§ Entries taken from a collection:
* * * *

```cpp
extern "C" int sc_encoder_layers(const sc_enc_layer *L, int n_layers, float *x, int nblk, int R,
                                 int masked, const int32_t *jobs, int ns, float *past_ctx,
                                 float *xn, float *qkv, float *att, float *ffh, int d, int H, int F,
                                 float eps, void *stream) {
  SC_CHECK_ARG(L && x && xn && qkv && att && ffh, "null pointer");
  const int M = nblk * R;
  if (M <= 0) return SC_OK;
  const bool ffn_fused = sc_ffn_ln_supported(d, F) && sc_workspace_bytes(stream) >= (size_t)(F / 128) * 80 * d * sizeof(float);
  const char *re = sc_hook("SC_ENC_ROWTILE");
  const bool rowtile_ok = sc_rowtile_proj_supported(d, d) && !(re && atoi(re) == 0);
  int rc;
  const bool fused_handoff = masked && ns > 0 && ffn_fused && R > 1 &&
                             sc_workspace_bytes(stream) >= (size_t)(F / 128) * M * d * sizeof(float) &&
                             (size_t)M * F >= (size_t)nblk * 4;
  int32_t *blkinfo = reinterpret_cast<int32_t *>(ffh);
  if (fused_handoff) {
    ctx_blkinfo_kernel<<<1, 256, 0, (hipStream_t)stream>>>(jobs, ns, nblk, blkinfo);
    SC_CHECK_LAUNCH();
  }
  for (int li = 0; li < n_layers; ++li) {
    const sc_enc_layer &w = L[li];
    const bool rowtile = rowtile_ok && w.wqkv_p && w.wo_p;
    const bool proj_h = rowtile && w.wqkv_h && w.wo_h;
    const bool proj_s = rowtile && w.wqkv_s && w.wo_s;
    if (proj_s) {
      SC_TRY(sc_rowtile_proj_s(x, d, M, d, w.ln1_g, w.ln1_b, eps, w.wqkv_s, w.bqkv, 3 * d, nullptr, qkv, 3 * d,
                               nullptr, nullptr, nullptr, stream));
    } else if (proj_h) {
      SC_TRY(sc_rowtile_proj_h(x, d, M, d, w.ln1_g, w.ln1_b, eps, w.wqkv_h, w.bqkv, 3 * d, nullptr, qkv, 3 * d,
                               nullptr, nullptr, nullptr, stream));
    } else if (rowtile) {
      SC_TRY(sc_rowtile_proj(x, d, M, d, w.ln1_g, w.ln1_b, eps, w.wqkv_p, w.bqkv, 3 * d, nullptr, qkv, 3 * d,
                             nullptr, nullptr, nullptr, stream));
    } else {
      SC_TRY(sc_layernorm(x, nullptr, d, xn, nullptr, d, M, d, w.ln1_g, w.ln1_b, eps, stream));
      SC_TRY(sc_gemm(xn, nullptr, d, w.wqkv, w.bqkv, qkv, nullptr, 3 * d, M, 3 * d, d, 0, 0, stream));
    }
    SC_TRY(sc_enc_attention(qkv, att, nblk, R, H, d, masked, stream));
    if (proj_s) {
      SC_TRY(sc_rowtile_proj_s(att, d, M, d, nullptr, nullptr, eps, w.wo_s, w.bo, d, x, x, d, w.ln2_g, w.ln2_b, xn,
                               stream));
    } else if (proj_h) {
      SC_TRY(sc_rowtile_proj_h(att, d, M, d, nullptr, nullptr, eps, w.wo_h, w.bo, d, x, x, d, w.ln2_g, w.ln2_b, xn,
                               stream));
    } else if (rowtile) {
      SC_TRY(sc_rowtile_proj(att, d, M, d, nullptr, nullptr, eps, w.wo_p, w.bo, d, x, x, d, w.ln2_g, w.ln2_b, xn,
                             stream));
    } else {
      SC_TRY(sc_gemm(att, nullptr, d, w.wo, w.bo, x, nullptr, d, M, d, d, SC_GEMM_RESIDUAL, 0, stream));
      SC_TRY(sc_layernorm(x, nullptr, d, xn, nullptr, d, M, d, w.ln2_g, w.ln2_b, eps, stream));
    }
    if (fused_handoff) {
      const int wf = (w.w1_s && w.w2_s) ? 2 : (w.w1_h && w.w2_h) ? 1 : 0;
      const ScHandoff ho{blkinfo, R, past_ctx, li};
      SC_TRY(sc_ffn_ln_handoff(xn, M, d, F, wf == 2 ? w.w1_s : wf == 1 ? w.w1_h : (const void *)w.w1_p, w.b1,
                               wf == 2 ? w.w2_s : wf == 1 ? w.w2_h : (const void *)w.w2_p, w.b2, x, wf, ho, stream));
      continue;
    }
    if (ffn_fused) {
      if (w.w1_s && w.w2_s)
        SC_TRY(sc_ffn_ln_s(xn, nullptr, M, d, F, w.w1_s, w.b1, w.w2_s, w.b2, x, nullptr, nullptr, eps, nullptr, stream));
      else if (w.w1_h && w.w2_h)
        SC_TRY(sc_ffn_ln_h(xn, nullptr, M, d, F, w.w1_h, w.b1, w.w2_h, w.b2, x, nullptr, nullptr, eps, nullptr, stream));
      else
        SC_TRY(sc_ffn_ln(xn, nullptr, M, d, F, w.w1_p, w.b1, w.w2_p, w.b2, x, nullptr, nullptr, eps, nullptr, stream));
    } else {
      SC_TRY(sc_gemm(xn, nullptr, d, w.w1, w.b1, ffh, nullptr, F, M, F, d, SC_GEMM_RELU, 0, stream));
      SC_TRY(sc_gemm(ffh, nullptr, F, w.w2, w.b2, x, nullptr, d, M, d, F, SC_GEMM_RESIDUAL, 0, stream));
    }
    if (masked && ns > 0) SC_TRY(sc_ctx_handoff(x, R, jobs, ns, past_ctx, li, d, stream));
  }
  return SC_OK;
}
```

speechcatcher_amd/csrc/streams.hip:

```cpp
#include <algorithm>
#include <array>
#include <chrono>
#include <cmath>
#include <cstdarg>
#include <cstring>
#include <deque>
#include <map>
#include <memory>
#include <new>
#include <string>
#include <vector>

#include "common.h"

namespace {

#define HIP_TRY(call)                                                              \
  do {                                                                             \
    hipError_t e__ = (call);                                                       \
    if (e__ != hipSuccess) {                                                       \
      sc_set_error("%s: %s failed: %s", __func__, #call, hipGetErrorString(e__));  \
      return SC_ERR_LAUNCH;                                                        \
    }                                                                              \
  } while (0)
// ... 119 lines not shown
  size_t stage_floats = 0;
  std::vector<int32_t> fe_jobs;
  int n_fe = 0, max_keep = 0;
  EncPlan P;
  std::vector<int32_t> ctc_rows, kv_src, kv_dst;
  bool same_rows = true;
  std::vector<int> streams;
  bool empty() const { return !n_fe && !P.n_conv; }
};

constexpr int N_ARENA = 8;
constexpr int N_STAGE = 4;
constexpr int N_RING = 4;

struct sc_streams {
  sc_engine *eng = nullptr;
  sc_config cfg{};
  int S = 0, W = 0, K = 0, TCAP = 0, LCAP = 0, FCAP = 0, UCAP = 0, max_feat_new = 0, max_t1 = 0, max_t2 = 0,
      max_blocks = 0, max_chunk = 0, max_length = 500;
  long PCAP = 0;
  bool use_bbd = false, strict = true;
  hipStream_t stream = nullptr;
  hipStream_t stream_enc = nullptr, es = nullptr;
  hipEvent_t ev_iter[2] = {nullptr, nullptr};
  int32_t *ring_dev = nullptr;
  int32_t *rm_host[2] = {nullptr, nullptr};
  int rm_idx = 0;
  bool rm_dirty = false;
  int scan_split_min = 1024, scan_split_streams = 0;
  bool scan_long = false;
  int step_split_min() const { return (scan_long && (scan_split_streams <= 0 || n_rows_step <= scan_split_streams * W)) ? scan_split_min : 0; }
  int graph_key() const { return n_rows_step * 2 + (step_split_min() > 0 ? 1 : 0); }
  int enc_start_thr = 0;
  int enc_batch_min = 0;
  int gemm_flags = 0;
  void *ws = nullptr, *ws_enc = nullptr;
  std::vector<void *> owned, owned_host;
  float *pcm = nullptr, *featbuf = nullptr, *subbuf = nullptr, *prev_addin = nullptr, *past_ctx = nullptr, *enc = nullptr,
        *c1 = nullptr, *c2 = nullptr, *xblk = nullptr, *ws_xn = nullptr, *ws_qkv = nullptr, *ws_att = nullptr,
        *ws_ffh = nullptr;
  int32_t *jobs_ctx = nullptr, *ctrlmap = nullptr;
  float *kv_stage = nullptr;
  int kv_stage_rows = 0;
  sc_search sb{};
  int32_t *ctrlmap_host = nullptr, *flags_host = nullptr;
  int32_t *arena_host = nullptr, *arena_dev = nullptr;
  size_t slot_cap = 0, arena_off = 0;
  int cur_slot = 0;
  hipEvent_t ev_group[N_ARENA] = {nullptr};
  long slot_gen[N_ARENA] = {0};
  int32_t *bs_host = nullptr, *bs_dev = nullptr;
  size_t bs_cap = 0;
  int bs_i = 0;
  float *stage_host = nullptr, *stage_dev = nullptr;
  size_t stage_cap = 0;
  hipEvent_t ev_stage[N_STAGE] = {nullptr};
  bool stage_busy[N_STAGE] = {false};
  int stage_next = 0;
  long long *cjobs_host = nullptr, *cjobs_dev = nullptr;
// ... 28 lines not shown
  std::vector<int> rowmap_key;
  int row_bucket = 1, n_rows_step = 0;
  bool decode_prepared = false;
  std::map<int, hipGraphExec_t> dec_graphs;
  std::map<std::vector<long>, hipGraphExec_t> enc_graphs;
  long dec_steps = 0, dec_blocks = 0, enc_calls = 0, xattn_rows[3] = {0, 0, 0};
  long sattn_pos[3] = {0, 0, 0};
  unsigned long long *stat_rows = nullptr;
  double t_launch = 0, t_wait = 0;
  double t_bucket[17] = {0};
  long n_bucket[17] = {0};
  bool use_graphs = true;
  long n_enc_captures = 0;
  double t_enc_capture = 0;

  ~sc_streams() {
    for (auto &g : dec_graphs) (void)hipGraphExecDestroy(g.second);
    for (auto &g : enc_graphs) (void)hipGraphExecDestroy(g.second);
    if (stream) (void)sc_set_stream_workspace(stream, nullptr, 0);
    if (stream_enc) {
      (void)sc_set_stream_workspace(stream_enc, nullptr, 0);
      (void)hipStreamDestroy(stream_enc);
    }
    for (int i = 0; i < 2; ++i)
      if (ev_iter[i]) (void)hipEventDestroy(ev_iter[i]);
    for (int i = 0; i < N_ARENA; ++i)
      if (ev_group[i]) (void)hipEventDestroy(ev_group[i]);
    for (int i = 0; i < N_STAGE; ++i)
      if (ev_stage[i]) (void)hipEventDestroy(ev_stage[i]);
    if (ev_snap) (void)hipEventDestroy(ev_snap);
    for (EncGroup *g : groups) delete g;
    for (void *p : owned) (void)hipFree(p);
    for (void *p : owned_host) (void)hipHostFree(p);
    if (stream_rb) (void)hipStreamDestroy(stream_rb);
    if (stream) (void)hipStreamDestroy(stream);
    if (al_dev) (void)hipFree(al_dev);
  }

  template <typename T>
  int alloc(T **p, size_t n) {
    RC_TRY(dalloc(p, n));
    owned.push_back(*p);
    return SC_OK;
  }
  template <typename T>
  int halloc(T **p, size_t n) {
// ... 267 lines not shown
    for (int i = 0; i < nb; ++i) {
      const int cur_hop = i * c.hop_size + (first ? offset : 0);
      const int clen = (i == nb - 1 && fin) ? std::min(c.block_size - offset, y_len - cur_hop) : c.hop_size;
      for (int j = 0; j < clen; ++j)
        if (cur_hop + j >= 0 && cur_hop + j < y_len) src[cur_hop + j] = (b0 + i) * R + 1 + offset + j;
    }
    if (st.T_enc + y_len > b->TCAP) throw StreamFault{s, SC_ERR_CAPACITY, "encoder-frame capacity exceeded (max_frames)"};
    for (int i = 0; i < y_len; ++i) {
      P.emit_src.push_back(src[i]);
      P.emit_dst.push_back(s * b->TCAP + st.T_enc + i);
    }
    st.T_enc += y_len;
    st.n_blocks += nb;
  }
  for (int s : streams)
    if (finals.at(s)) {
      St &st = b->st[s];
      st.enc_started = false;
      st.nfeat = st.nsub = st.n_blocks = 0;
      st.has_sub = st.has_addin = st.has_ctx = false;
    }
}

int enc_layers_launch(sc_streams *b, int nblk, int R, bool masked, const int32_t *jobs, int ns) {
  const sc_config &c = b->cfg;
  sc_engine *e = b->eng;
  auto launch = [&]() {
    return sc_encoder_layers(e->enc.data(), (int)e->enc.size(), b->xblk, nblk, R, masked ? 1 : 0, jobs, ns, b->past_ctx,
                             b->ws_xn, b->ws_qkv, b->ws_att, b->ws_ffh, c.d_model, c.enc_heads, c.ffn_dim, c.ln_eps,
                             b->es);
  };
  if (!b->use_graphs) return launch();
  std::vector<long> key{nblk, R, (long)masked, (long)(intptr_t)jobs, ns};
  auto it = b->enc_graphs.find(key);
  if (it == b->enc_graphs.end()) {
    if (b->enc_graphs.size() >= 192) return launch();
    const auto tc0 = std::chrono::steady_clock::now();
    RC_TRY(sc_graph_capture_begin(b->es));
    const int rc = launch();
    void *g = nullptr;
    const int rc2 = sc_graph_capture_end(b->es, &g);
    b->n_enc_captures++;
    b->t_enc_capture += std::chrono::duration<double>(std::chrono::steady_clock::now() - tc0).count();
    if (rc != SC_OK) return rc;
    if (rc2 != SC_OK) return rc2;
    it = b->enc_graphs.emplace(key, (hipGraphExec_t)g).first;
  }
  return sc_graph_launch(it->second, b->es);
}

int encode_short(sc_streams *b, const EncPlan::Short &sh) {
  const sc_config &c = b->cfg;
  sc_engine *e = b->eng;
  const int U = sh.U;
  const int32_t *jd, *src, *dst;
  RC_TRY(b->itensor({sh.ubase, U, sh.pe_pos, 0, 1, 0}, &jd));
  RC_TRY(sc_block_pack(b->subbuf, jd, 1, U, e->f("pe"), c.d_model, b->xblk, b->es));
  RC_TRY(sc_encoder_layers(e->enc.data(), (int)e->enc.size(), b->xblk, 1, U, 0, nullptr, 0, b->past_ctx, b->ws_xn,
                           b->ws_qkv, b->ws_att, b->ws_ffh, c.d_model, c.enc_heads, c.ffn_dim, c.ln_eps, b->es));
  std::vector<int32_t> a(U), d(U);
  for (int i = 0; i < U; ++i) { a[i] = i; d[i] = sh.s * b->TCAP + sh.dst_T + i; }
  RC_TRY(b->itensor(a, &src));
  RC_TRY(b->itensor(d, &dst));
  RC_TRY(sc_layernorm(b->xblk, src, c.d_model, b->enc, dst, c.d_model, U, c.d_model, e->f("enc_norm_g"), e->f("enc_norm_b"),
                      c.ln_eps, b->es));
  return SC_OK;
}

int encode_launch(sc_streams *b, EncPlan &P) {
  const sc_config &c = b->cfg;
  sc_engine *e = b->eng;
// ... 11 lines not shown
  if (!P.feat_src.empty()) {
    const int32_t *a, *z;
    RC_TRY(b->itensor(P.feat_src, &a));
    RC_TRY(b->itensor(P.feat_dst, &z));
    RC_TRY(sc_copy_rows(b->featbuf, a, b->featbuf, z, (int)P.feat_src.size(), c.n_mels, b->es));
  }
  const int nbk = (int)P.blk_jobs.size() / 6, ns = (int)P.sjobs.size() / 5;
  if (nbk > 0) {
    if (nbk > b->max_blocks) {
      sc_set_error("sc_push: too many encoder blocks in one call");
      return SC_ERR_ARG;
    }
    const int32_t *bj, *ja;
    RC_TRY(b->itensor(P.blk_jobs, &bj));
    RC_TRY(sc_block_pack(b->subbuf, bj, nbk, R, e->f("pe"), d, b->xblk, b->es));
    std::vector<int32_t> j_add(ns * 4), j_ctx(ns * 4);
    for (int i = 0; i < ns; ++i) {
      const int32_t *sj = &P.sjobs[i * 5];
      j_add[i * 4 + 0] = sj[0]; j_add[i * 4 + 1] = sj[1]; j_add[i * 4 + 2] = sj[2]; j_add[i * 4 + 3] = sj[3];
      j_ctx[i * 4 + 0] = sj[0]; j_ctx[i * 4 + 1] = sj[1]; j_ctx[i * 4 + 2] = sj[2] * c.enc_layers; j_ctx[i * 4 + 3] = sj[4];
    }
    RC_TRY(b->itensor(j_add, &ja));
    RC_TRY(sc_ctx_handoff(b->xblk, R, ja, ns, b->prev_addin, 0, d, b->es));
    const int32_t *jc;
    RC_TRY(b->itensor(j_ctx, &jc));
    HIP_TRY(hipMemcpyAsync(b->jobs_ctx, jc, j_ctx.size() * sizeof(int32_t), hipMemcpyDeviceToDevice, b->es));
    RC_TRY(enc_layers_launch(b, nbk, R, true, b->jobs_ctx, ns));
  }
  if (!P.emit_src.empty()) {
    const int32_t *a, *z;
    RC_TRY(b->itensor(P.emit_src, &a));
    RC_TRY(b->itensor(P.emit_dst, &z));
    RC_TRY(sc_layernorm(b->xblk, a, d, b->enc, z, d, (int)P.emit_src.size(), d, e->f("enc_norm_g"), e->f("enc_norm_b"),
                        c.ln_eps, b->es));
  }
  for (auto &sh : P.shorts) RC_TRY(encode_short(b, sh));
  if (!P.sub_src.empty()) {
    const int32_t *a, *z;
    RC_TRY(b->itensor(P.sub_src, &a));
    RC_TRY(b->itensor(P.sub_dst, &z));
    RC_TRY(sc_copy_rows(b->subbuf, a, b->subbuf, z, (int)P.sub_src.size(), d, b->es));
  }
  return SC_OK;
}
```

* * * *

§ EXERCISE OBJECTIVE:
Pick every line of the data that includes the string "sjobs".

§ EXERCISE ANSWER:
  const int nbk = (int)P.blk_jobs.size() / 6, ns = (int)P.sjobs.size() / 5;
      const int32_t *sj = &P.sjobs[i * 5];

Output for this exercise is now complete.